Zaman, canımız sıkıldığında sürünerek geçen, keyifli olduğumuz anlarda geçiş hızına şaşırdığımız, akşam oturmalarında "saat o kadar oldu mu ya" dediğimiz, acılarımızı, kalp kırıklarımızı geçiren fakat günü geldiğinde bizi öldürecek olan biricik mefhum. Peki zamanı yeteri kadar iyi tanıyor muyuz? Ilk saatlerin kullanılmaya başladığı zamanlarda insanlar şak diye randevulaşmaya başlamış mıydı yoksa hâlâ doğa ananın saatini mi kullanıyorlardı?
Büyük metropol kentlerde vakit nakittir peki ya her kentte öyle mi?
Zaman kavramı bir o kadar keskin fakat o kadar göreceli bir şey ki bana hızlı geçen zaman seni sıkıntıdan patlatıyor. Ben sokakta, gideceğim yere yetişmek için koşuştururken sen benim yanımda aylak aylak yürüyebilirsin.
Peki bunların sebebi ne?
Eğer sende benim gibi düşünüyorsan bu kitabın seni hayal kırıklığına uğrayacağını düşünmüyorum. Mutlaka oku.
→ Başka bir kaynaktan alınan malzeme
extern "C" int hmmr_groupnorm_relu(const float* x, const float* gamma, const float* beta, int b, int t,
                                   int c, int groups, void* out, int out_dtype, void* stream) {
    HMMR_REQUIRE(x && gamma && beta && out, "hmmr_groupnorm_relu: null argument");
    HMMR_REQUIRE(b > 0 && t > 0 && groups > 0 && c % groups == 0 && (c / groups) % 8 == 0,
                 "hmmr_groupnorm_relu: bad shape (channels per group must be a multiple of 8)");
    hipStream_t s = (hipStream_t)stream;
    if (out_dtype == HMMR_BF16)
        hipLaunchKernelGGL(groupnorm_relu_kernel<bf16_t>, dim3(b * groups), dim3(256), 0, s, x, gamma, beta,
                           (bf16_t*)out, t, c, groups);
    else if (out_dtype == HMMR_F32)
        hipLaunchKernelGGL(groupnorm_relu_kernel<float>, dim3(b * groups), dim3(256), 0, s, x, gamma, beta,
                           (float*)out, t, c, groups);
    else if (out_dtype == HMMR_F16X3)
        hipLaunchKernelGGL(groupnorm_relu_kernel<bsplit_t>, dim3(b * groups), dim3(256), 0, s, x, gamma, beta,
                           (bsplit_t*)out, t, c, groups);
    else { hmmr_set_error("hmmr_groupnorm_relu: bad dtype %d", out_dtype); return -1; }
    HMMR_CHECK_HIP(hipGetLastError());
    return 0;
}

static size_t align_up(size_t v, size_t a) { return (v + a - 1) / a * a; }

extern "C" size_t hmmr_temporal_workspace_bytes(int b, int t, int dtype) {
    if (b <= 0 || t <= 0) return 0;
    const size_t m = (size_t)b * t, e = dtype == HMMR_BF16 ? 2 : 4;
    return align_up(m * 2048 * e, 256) + 3 * align_up(m * 2048 * 4, 256) +
           align_up(hmmr_conv_splitk_workspace_bytes((int)m, 2048, TEMPORAL_SPLIT_K_MAX), 256);
}

extern "C" int hmmr_temporal_fwd(const hmmr_temporal_weights_t* w, const float* phi, int b, int t,
                                 float* strips, void* ws, size_t ws_bytes, void* stream) {
    HMMR_REQUIRE(w && phi && strips && ws, "hmmr_temporal_fwd: null argument");
    HMMR_REQUIRE(b > 0 && t > 0, "hmmr_temporal_fwd: bad shape");
    HMMR_REQUIRE(w->num_blocks >= 1 && w->num_blocks <= HMMR_MAX_TEMPORAL_BLOCKS, "hmmr_temporal_fwd: bad num_blocks");
    HMMR_REQUIRE(ws_bytes >= hmmr_temporal_workspace_bytes(b, t, w->dtype), "hmmr_temporal_fwd: workspace too small");
    const int C = 2048;
    const size_t m = (size_t)b * t, e = w->dtype == HMMR_BF16 ? 2 : 4;
    char* p = (char*)ws;
    void* h = p;              p += align_up(m * C * e, 256);
    float* h1 = (float*)p;    p += align_up(m * C * 4, 256);
    float* net[2];
    net[0] = (float*)p;       p += align_up(m * C * 4, 256);
    net[1] = (float*)p;       p += align_up(m * C * 4, 256);
    void* skws = p;
    const size_t skbytes = hmmr_conv_splitk_workspace_bytes((int)m, C, TEMPORAL_SPLIT_K_MAX);
    const float* cur = phi;
    for (int i = 0; i < w->num_blocks; ++i) {
        const hmmr_temporal_block_t& B = w->block[i];
        float* dst = (i == w->num_blocks - 1) ? strips : net[i & 1];
        if (hmmr_groupnorm_relu(cur, B.gn1_gamma, B.gn1_beta, b, t, C, 32, h, w->dtype, stream)) return -2;
        hmmr_conv_desc_t d = {};
        d.in = h; d.w = B.conv1.w; d.scale = B.conv1.scale; d.shift = B.conv1.shift; d.tile = B.conv1.tile;
        d.out = h1; d.in_dtype = w->dtype; d.out_dtype = HMMR_F32;
        d.n_img = b; d.hin = t; d.win = 1; d.cin = C;
        d.in_img_stride = (int64_t)t * C; d.in_row_stride = C; d.in_px_stride = C;
        d.kh = 3; d.kw = 1; d.sy = d.sx = 1; d.py = 1; d.px = 0; d.ho = t; d.wo = 1; d.cout = C; d.ldo = C;
        d.split_k = temporal_split_k(w->dtype); d.ws = skws; d.ws_bytes = skbytes;
        if (hmmr_conv_gemm(&d, stream)) return -2;
        if (hmmr_groupnorm_relu(h1, B.gn2_gamma, B.gn2_beta, b, t, C, 32, h, w->dtype, stream)) return -2;
        d.w = B.conv2.w; d.scale = B.conv2.scale; d.shift = B.conv2.shift; d.tile = B.conv2.tile;
        d.res = cur; d.ldr = C; d.out = dst;
        if (hmmr_conv_gemm(&d, stream)) return -2;
        cur = dst;
    }
    return 0;
}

Bir de kitap alırken yayınevi benim için önemli bir konu. her yayınevinden kitap okumadığım gibi belli tarzlarda kitabı belli yayınevinden okuyorum. Kendim için böyle bilimsel kitapları okuduğum bir NTV yayınları var bir de Domingo onlar basmışsa kesin okuyorum. Zamanın Coğrafyasını okuduktan sonra Maya yayınları da o listeye girdi kendileri baya iyi kitaplar basmışlar. Bence bi bak.